= Toronto Declaration =

Responsible practices declaration for machine learning

The Toronto Declaration: Protecting the Rights to Equality and Non-Discrimination in Machine Learning Systems is a declaration that advocates responsible practices for machine learning practitioners and governing bodies. It is a joint statement issued by groups including Amnesty International and Access Now, with other notable signatories including Human Rights Watch and The Wikimedia Foundation. It was published at RightsCon on May 16, 2018.

The Declaration focuses on concerns of algorithmic bias and the potential for discrimination that arises from the use of machine learning and artificial intelligence in applications that may affect people's lives, "from policing, to welfare systems, to healthcare provision, to platforms for online discourse." A secondary concern of the document is the potential for violations of information privacy.

The goal of the Declaration is to outline "tangible and actionable standards for states and the private sector." The Declaration calls for tangible solutions, such as reparations for the victims of algorithmic discrimination.

== Contents ==
The Toronto Declaration consists of 59 articles, broken into six sections, concerning international human rights law, duties of states, responsibilities of private sector actors, and the right to an effective remedy.

=== Preamble ===
The document begins by asking the question, "In a world of machine learning systems, who will bear accountability for harming human rights?" It argues that all practitioners, whether in the public or private sector, should be aware of the risks to human rights and approach their work with human rights in mind – conscious of the existing international laws, standards, and principles. The document defines human rights to include "the right to privacy and data protection, the right to freedom of expression and association, to participation in cultural life, equality before the law, and access to effective remedy"; but it states that the Declaration is most concerned with equality and non-discrimination.

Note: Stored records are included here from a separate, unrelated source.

struct atc_scenario {
    float* d_blob;
    int n_words;
    int off_grid;
    int device;
    int n_cu;
    float consts[ATC_C_END];
    float ghdr[ATC_G_HDR];
    uint64_t uid;
    void* d_lds;
    LdsTab lt;
    size_t lds_tab_bytes;
// ... 641 lines not shown
            const float t2 = in_horizon ? lim.sep2 : lim.sep2_h, tf = in_horizon ? lim.sep_ft : lim.sep_ft_h;
#pragma unroll 1
            for (int d0 = H - U + 1; d0 >= 1; d0 -= U) {
                const int batch = (d0 - 1) / U;
                if (kHZ && !((batches >> batch) & 1u)) continue;
                v2f qx[U / 2], qy[U / 2], qh[U / 2];
#pragma unroll
                for (int u = 0; u < U / 2; ++u) {
                    const float* q0 = own + d0 + 2 * u;
                    qx[u] = v2f{q0[0], q0[1]};
                    qy[u] = v2f{q0[P], q0[P + 1]};
                    qh[u] = v2f{q0[2 * P], q0[2 * P + 1]};
                }
                uint64_t mk[U];
                v2f d2k[U / 2], dhk[U / 2];
#pragma unroll
                for (int u = U / 2 - 1; u >= 0; --u) {
                    const v2f dx = xs2 - qx[u], dy = ys2 - qy[u];
                    const v2f d2 = __builtin_elementwise_fma(dx, dx, dy * dy);
                    d2k[u] = d2;
                    {
                        const v2f dh = hs2 - qh[u];
                        dhk[u] = dh;
                        mk[2 * u] = __builtin_amdgcn_ballot_w64(d2[0] < t2) & __builtin_amdgcn_ballot_w64(fabsf(dh[0]) < tf);
                        mk[2 * u + 1] = __builtin_amdgcn_ballot_w64(d2[1] < t2) & __builtin_amdgcn_ballot_w64(fabsf(dh[1]) < tf);
                    }
                    if (FULL) {
#pragma unroll
                        for (int w = 1; w >= 0; --w) {
                            const int dd = d0 + 2 * u + w;
                            min_d2 = fminf(min_d2, d2[w]);
                            atomicMin(reinterpret_cast<unsigned int*>(own - k + 3 * P + ((k + dd) & (W - 1))), __float_as_uint(d2[w]));
                        }
                    }
                }
                uint64_t any = mk[0];
#pragma unroll
                for (int j = 1; j < U; ++j) any |= mk[j];
                if (ATC_RARE(any != 0ull)) {
                    if (kHZ && !in_horizon) {
                        flagged |= 1u << batch;
                        any = 0ull;
#pragma unroll
                        for (int j = 0; j < U; ++j) {
                            mk[j] = __builtin_amdgcn_ballot_w64(d2k[j / 2][j % 2] < sep2) & __builtin_amdgcn_ballot_w64(fabsf(dhk[j / 2][j % 2]) < sep_ft);
                            any |= mk[j];
                        }
                    }
                    hit |= any;
#pragma unroll
                    for (int j = 0; j < U; ++j) {
                        const int dd = d0 + j;
                        const uint64_t t = mk[j];
                        if (W == 64) {
                            hit |= (t << dd) | (t >> (64 - dd));
                        } else {
                            const uint32_t lo = (uint32_t)t, hi = (uint32_t)(t >> 32);
                            hit |= (uint64_t)((lo << dd) | (lo >> (32 - dd))) | ((uint64_t)((hi << dd) | (hi >> (32 - dd))) << 32);
                        }
                    }
                }
            }
            if ((hit >> lane) & 1ull) margin = -1.0f;
            if (FULL) {
                __builtin_amdgcn_fence(__ATOMIC_RELEASE, "wavefront");
                __builtin_amdgcn_wave_barrier();
                __builtin_amdgcn_fence(__ATOMIC_ACQUIRE, "wavefront");
                min_d2 = fminf(min_d2, own[3 * P]);
            }
            __builtin_amdgcn_wave_barrier();
        }
        if (kHZ && !in_horizon) {
            const uint64_t odd = __builtin_amdgcn_ballot_w64(a.v > kVMaxFix) | __builtin_amdgcn_ballot_w64(!(fabsf(hf) < kScanHMax));
            scan_skip = (odd != 0ull) ? 0 : kHorizon;
            scan_mask = flagged;
        }
    }
    ATC_STAMP_B(2);
    Obs ob;
    float shaping = 0.0f;
    const ObsConst oc = QGET(oc);
    constexpr bool kPrefetch = (W == 1 || (ONE && W == 16)) && kResolveAfterScan && !LDSG;
    constexpr bool kObsFirst = kPrefetch || W == 1;
    MvaPre pre;
    if (kPrefetch) pre = mva_prefetch(grid, QGET(g.gh), m.cell);
    if (kObsFirst) {
        const WideWords wo = LAT ? ww : wide_words<ONE>(m.plain, a.phi, wide_named, zk, i);
        const float phi_f = phi_real(wo.counts), phi_o = __int_as_float(wo.obs_bits);
        ob = get_state(oc, a.x, a.y, x32, y32, hf, phi_f, phi_o, v_real(a.v), hf);
        if (p.mode & ATC_M_REWARD_SHAPING) shaping = shaping_total(shaping_core(oc, ob.d_faf, ob.phi_rel_faf, ob.o[9], hf, ob.on_gp));
    }
    ATC_STAMP_TOP(so.trace, 5);
    if (LDSG) {
        float hgt = 0.0f;
        uint32_t walk;
        bool band;
        pi = lds_resolve(ltab, *lt, m.lc, x32, y32, &hgt, &walk, &band);
        if (ATC_RARE(__builtin_amdgcn_ballot_w64(walk != 0u) != 0ull)) {
            if (walk != 0u) pi = lds_walk(*lt, walk, x32, y32, &hgt);
            asm volatile("" : "+v"(pi), "+v"(hgt));
        }
        if (ATC_RARE(__builtin_amdgcn_ballot_w64(band) != 0ull)) {
            const GridHdr gh = QGET(g.gh);
            const MvaCell c = mva_cell_load(grid, gh, x32, y32);
            pi = mva_resolve<kWalkBatch>(K, grid, gh, c, x32, y32, &hgt);
            asm volatile("" : "+v"(pi), "+v"(hgt));
        }
        mva = hgt;
    } else if (kResolveAfterScan) {
        float hgt = 0.0f;
        pi = mva_resolve<kWalkBatch>(K, grid, QGET(g.gh), m.cell, x32, y32, &hgt, kPrefetch ? &pre : nullptr);
        mva = hgt;
        fl |= noise_areas(K, grid, qs.n_noise, m.cell, x32, y32, a.h);
    }
    ATC_STAMP_END(so.trace, 1);
    const bool conflict = margin < 0.0f;
    const bool timeout = es.t > qs.timestep_limit;
    const uint64_t in_tri = LDSG ? __builtin_amdgcn_ballot_w64(lds_corridor_candidate(m.lc))
                          : grid ? __builtin_amdgcn_ballot_w64(corridor_candidate(m.cell))
                                 : (__builtin_amdgcn_ballot_w64(x32 >= qs.tri_bbox.x) & __builtin_amdgcn_ballot_w64(x32 <= qs.tri_bbox.z) &
                                    __builtin_amdgcn_ballot_w64(y32 >= qs.tri_bbox.y) & __builtin_amdgcn_ballot_w64(y32 <= qs.tri_bbox.w));
    const double mva_d = (double)mva;
    const bool quiet = m.plain &&
                       (__builtin_amdgcn_ballot_w64(pi < 0) | __builtin_amdgcn_ballot_w64(a.h < mva_d) | __builtin_amdgcn_ballot_w64(margin < 0.0f) |
                        __builtin_amdgcn_ballot_w64(es.t > qs.timestep_limit) | __builtin_amdgcn_ballot_w64(fl > 0xffffu) | in_tri) == 0ull;
    if (ATC_RARE(!quiet)) {
        {
            const bool below = pi >= 0 && a.h < mva_d;
            r = pi < 0 ? -50.0f : (below ? -200.0f : r);
            fl |= pi < 0 ? (uint32_t)ATC_F_OUTSIDE : (below ? (uint32_t)ATC_F_BELOW_MVA : 0u);
        }
        {
            r = conflict ? qs.conflict_reward : r;
            fl |= conflict ? (uint32_t)ATC_F_CONFLICT : 0u;
        }
        if (inside_corridor(K, qs.tri_bbox, x32, y32, hf, (double)(LAT ? ww.counts : heading_counts<ONE>(m.plain, a.phi, wide_named, zk, i)))) {
            int bonus = (qs.timestep_limit - es.t) * 5;
            bonus = bonus < 0 ? 0 : bonus;
            r = (float)(10000 + bonus);
            fl |= ATC_F_WON;
        }
        {
            r = timeout ? -200.0f : r;
            fl |= timeout ? (uint32_t)ATC_F_TIMEOUT : 0u;
        }
    }
    ATC_STAMP_B(3);
    ATC_STAMP_END(so.trace, 2);
    const QNorm qn = QGET(n);
    float o[ATC_OBS_DIM];
    float zraw[ATC_OBS_DIM];
    {
        if (kObsFirst) {
            ob.o[5] = alt_above(a.h, mva);
        } else {
            const WideWords wo = LAT ? ww : wide_words<ONE>(m.plain, a.phi, wide_named, zk, i);
            const float phi_f = phi_real(wo.counts), phi_o = __int_as_float(wo.obs_bits);
            ob = get_state(oc, a.x, a.y, x32, y32, hf, phi_f, phi_o, v_real(a.v), alt_above(a.h, mva));
            if (p.mode & ATC_M_REWARD_SHAPING) shaping = shaping_total(shaping_core(oc, ob.d_faf, ob.phi_rel_faf, ob.o[9], hf, ob.on_gp));
        }
        if (p.mode & ATC_M_REWARD_SHAPING) r += shaping;
        if (ATC_RARE(!quiet && __builtin_amdgcn_ballot_w64((fl >> 16) != 0u) != 0ull)) {
            const int n_noise = qs.n_noise;
            for (int q = 0; q < n_noise; ++q)
                if ((fl >> (16 + q)) & 1u) r -= (K + (int)K[ATC_H_OFF_POLY] + ((int)K[ATC_H_N_MVA] + q) * ATC_P_WORDS)[ATC_P_PENALTY];
            fl &= 0xffffu;
        }
        if (FULL) {
#pragma unroll
            for (int c = 0; c < ATC_OBS_DIM; ++c) zraw[c] = active ? ob.o[c] : 0.0f;
            if (so.raw_obs && d.lane_valid) store_obs(at<float>(so.raw_obs, times40(i)), zraw);
        }
#pragma unroll
        for (int c = 0; c < ATC_OBS_DIM; ++c) o[c] = fmaf(ob.o[c], qn.a[c], qn.b[c]);
    }
    if (ATC_RARE(!m.plain && __builtin_amdgcn_ballot_w64(!active) != 0ull)) {
#pragma unroll
        for (int c = 0; c < ATC_OBS_DIM; ++c) o[c] = active ? o[c] : 0.0f;
        r = active ? r : 0.0f;
        acts = active ? acts : 0;
        fl = active ? fl : (d.lane_valid ? (uint32_t)ATC_F_INACTIVE : 0u);
        if (!active) min_d2 = 1e30f;
    }

    ATC_STAMP_B(4);
    ATC_STAMP_END(so.trace, 3);
    const float env_r = group_sum<W>(r);
    const int env_acts = m.repeated ? 0 : group_sum_i<W>(acts);
    bool done = false, env_won = false;
    if (ATC_RARE(!quiet)) {
        const uint64_t won = group_ballot<W>((fl & ATC_F_WON) != 0, lane);
        const uint64_t term = group_ballot<W>(
            (fl & (ATC_F_BELOW_MVA | ATC_F_OUTSIDE | ATC_F_CONFLICT | ATC_F_TIMEOUT)) != 0, lane);
        const bool keep_active = (p.mode & ATC_M_KEEP_ACTIVE) != 0;
        if (!keep_active) es.amask &= ~won;
        env_won = keep_active ? won != 0 : es.amask == 0;
        done = d.env_valid && (term != 0 || env_won);
        if (kHZ && (p.mode & ATC_M_AUTO_RESET) && __builtin_amdgcn_ballot_w64(done) != 0ull) scan_skip = 0;
    }
    es.total_reward += env_r;
    es.n_actions += env_acts;

    if (FULL && ONE && W == 1 && so.packet && d.lane_valid) {
        const uint32_t tag = p.reserved0;
        const float w[27] = {o[0], o[1], o[2], o[3], o[4], o[5], o[6], o[7], o[8], o[9], zraw[0], zraw[1], zraw[2], zraw[3],
                             zraw[4], zraw[5], zraw[6], zraw[7], zraw[8], zraw[9], env_r,
                             __uint_as_float((fl & 0xffffu) | (done ? 0x10000u : 0u)), __int_as_float(es.t),
                             __int_as_float(es.n_actions), __int_as_float(a.x), __int_as_float(a.y), 0.0f};
        uint4* pk = at<uint4>(so.packet, (uint32_t)e * (ATC_PKT_CHUNKS * 16u));
#pragma unroll
        for (int c = 0; c < ATC_PKT_CHUNKS; ++c)
            store16_system(pk + c, __float_as_uint(w[3 * c]), __float_as_uint(w[3 * c + 1]), __float_as_uint(w[3 * c + 2]), tag);
    }
    if (FULL && so.min_sep) {
        const float m2 = (W > 1) ? group_min<W>(min_d2) : 1e30f;
        if (d.env_valid && k == 0) *at<float>(so.min_sep, (uint32_t)e * 4u) = (m2 >= 1e30f) ? 1e30f : sqrtf(m2);
    }

    if (ATC_RARE(done && (p.mode & ATC_M_AUTO_RESET))) {
        __builtin_amdgcn_fence(__ATOMIC_ACQUIRE, "wavefront");
        int32_t* stats = ONE ? stp : kernarg_reread<int32_t*>(offsetof(StepArgs, st) + offsetof(atc_state_t, stats), zk);
        int4* sr = at<int4>(stats, (uint32_t)e * (ATC_STAT_WORDS * 4u));
        const int4 s0 = sr[0];
        const int episode = s0.x;
        if (d.env_valid && k == 0) {
            const uint32_t win_bits = (((uint32_t)s0.w << 1) | (env_won ? 1u : 0u)) & 0x3ffu;
            sr[0] = make_int4(episode + 1, es.t, __float_as_int(es.total_reward), (int)win_bits);
            *at<int>(stats, (uint32_t)e * (ATC_STAT_WORDS * 4u) + ATC_STAT_EP_ACTIONS * 4u) = es.n_actions;
        }
        __builtin_amdgcn_fence(__ATOMIC_RELEASE, "wavefront");
        if (d.lane_valid) {
            if (FULL && so.term_obs) store_obs(at<float>(so.term_obs, times40(i)), o);
            a = spawn(K, qs.off_spawn, p, e, k + zk, episode, o);
        }
        es.total_reward = 0.0f;
        es.n_actions = 0;
        es.t = 0;
        es.amask = (N >= 64) ? ~0ull : ((1ull << N) - 1ull);
    }

    ATC_STAMP_B(5);
    ATC_STAMP_END(so.trace, 4);
    if (!ONE && !LAT) {
        int zn;
        asm volatile("s_mov_b32 %0, 0" : "=s"(zn));
        qr_next = kernarg_reread<QRates>(offsetof(StepArgs, q) + offsetof(StepDerived, r), zn);
    }
    if (ATC_RARE(act_next != nullptr)) asm volatile("" : "+v"(a_next.a), "+v"(a_next.b), "+v"(a_next.c));
    if (ATC_USUAL(d.wave_full)) {
        const uint32_t ln = threadIdx.x & 63u, wv = threadIdx.x >> 6;
        float* tb = obs_stage + __umul24(wv, 64u * ATC_OBS_DIM);
        float2* tb2 = reinterpret_cast<float2*>(tb) + __umul24(ln, ATC_OBS_DIM / 2);
#pragma unroll
        for (int c = 0; c < ATC_OBS_DIM / 2; ++c) tb2[c] = make_float2(o[2 * c], o[2 * c + 1]);
        __builtin_amdgcn_fence(__ATOMIC_RELEASE, "wavefront");
        __builtin_amdgcn_wave_barrier();
        __builtin_amdgcn_fence(__ATOMIC_ACQUIRE, "wavefront");
        const uint32_t wave_off = (d.slot0 + (uint32_t)__builtin_amdgcn_readfirstlane((int)(threadIdx.x & ~63u))) * 40u;
        const float4* src = reinterpret_cast<const float4*>(tb);
#pragma unroll
        for (int j = 0; j < 3; ++j) {
            const uint32_t idx = (uint32_t)j * 64u + ln;
            if (idx < 64u * ATC_OBS_DIM / 4u) {
                const float4 v = src[idx];
                float* d4 = at<float>(so.obs, wave_off + idx * 16u);
                typedef float v4f __attribute__((ext_vector_type(4)));
                __builtin_nontemporal_store(v4f{v.x, v.y, v.z, v.w}, reinterpret_cast<v4f*>(d4));
            }
        }
        __builtin_amdgcn_wave_barrier();
    } else if (d.lane_valid) {
        store_obs(at<float>(so.obs, times40(i)), o);
    }
    ATC_STAMP_END(so.trace, 5);
    if (d.lane_valid) {
        stream_store(at<uint16_t>(so.flags, i * 2u), (uint16_t)fl);
        if (FULL && so.ac_reward) *at<float>(so.ac_reward, i * 4u) = r;
    }
    if (d.env_valid && k == 0) {
        *at<float>(so.reward, (uint32_t)e * 4u) = env_r;
        *at<uint8_t>(so.done, (uint32_t)e) = done ? 1 : 0;
    }
    return quiet;
}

=== Using the framework of international human rights law ===
The framework of international human rights law enumerates various rights, provides mechanisms to hold violators to account, and ensures remedy for the violated. The document cites the United Nations Human Rights Committee's definition of discrimination as "any distinction, exclusion, restriction or preference which is based on any ground [including but not limited to] race, colour, sex, language, religion, political or other opinion, national or social origin, property, birth or other status, and which has the purpose or effect of nullifying or impairing the recognition, enjoyment or exercise by all persons, on an equal footing, of all rights and freedoms."

Governments should proactively create binding measures, and private entities should create internal policies, to protect against discrimination. Measures may include protections for sensitive data, especially for vulnerable populations. Systems should be designed in collaboration with a diverse community in order to prevent discrimination in design.

=== Duties of states: human rights obligations ===
Governments today are deploying machine learning systems, often in collaboration with private entities. Even when development is contracted to such third parties, governments retain their obligation to protect human rights. Before implementation, and on an ongoing basis thereafter, they should identify risks and conduct regular audits, then take all necessary measures to mitigate these risks. They should be transparent about how machine learning is implemented and used, avoiding black box systems whose logic cannot be easily explained. Systems should be subject to strict oversight from diverse internal committees and independent judicial authorities.

Governments must also protect citizens from discrimination by private entities. In addition to oversight, they should pass binding laws against discrimination, as well as for data protection and privacy, and they should provide effective means to remedy for affected individuals. It is important for national and regional governments to expand on and contextualize international law.

=== Responsibilities of private sector actors: human rights due diligence ===
Private entities are responsible for conducting "human rights due diligence." Just like governments, private entities should identify risks before development by considering common risks and consulting stakeholders, "including affected groups, organizations that work on human rights, equality and discrimination, as well as independent human rights and machine learning experts." They should design systems that mitigate risks, subject systems to regular audits, and forego projects that carry too high of risks. They should be transparent about assumed risks, including details of the technical implementation where necessary, and should provide a mechanism for affected individuals to dispute any decisions that affect them.

=== The right to an effective remedy ===
"The right to justice is a vital element of international human rights law." Private entities should create processes for affected individuals to seek remedy, and they should designate roles for who will oversee these processes. Governments must be especially cautious when deploying machine learning systems in the justice sector. Transparency, accountability, and remedy can help.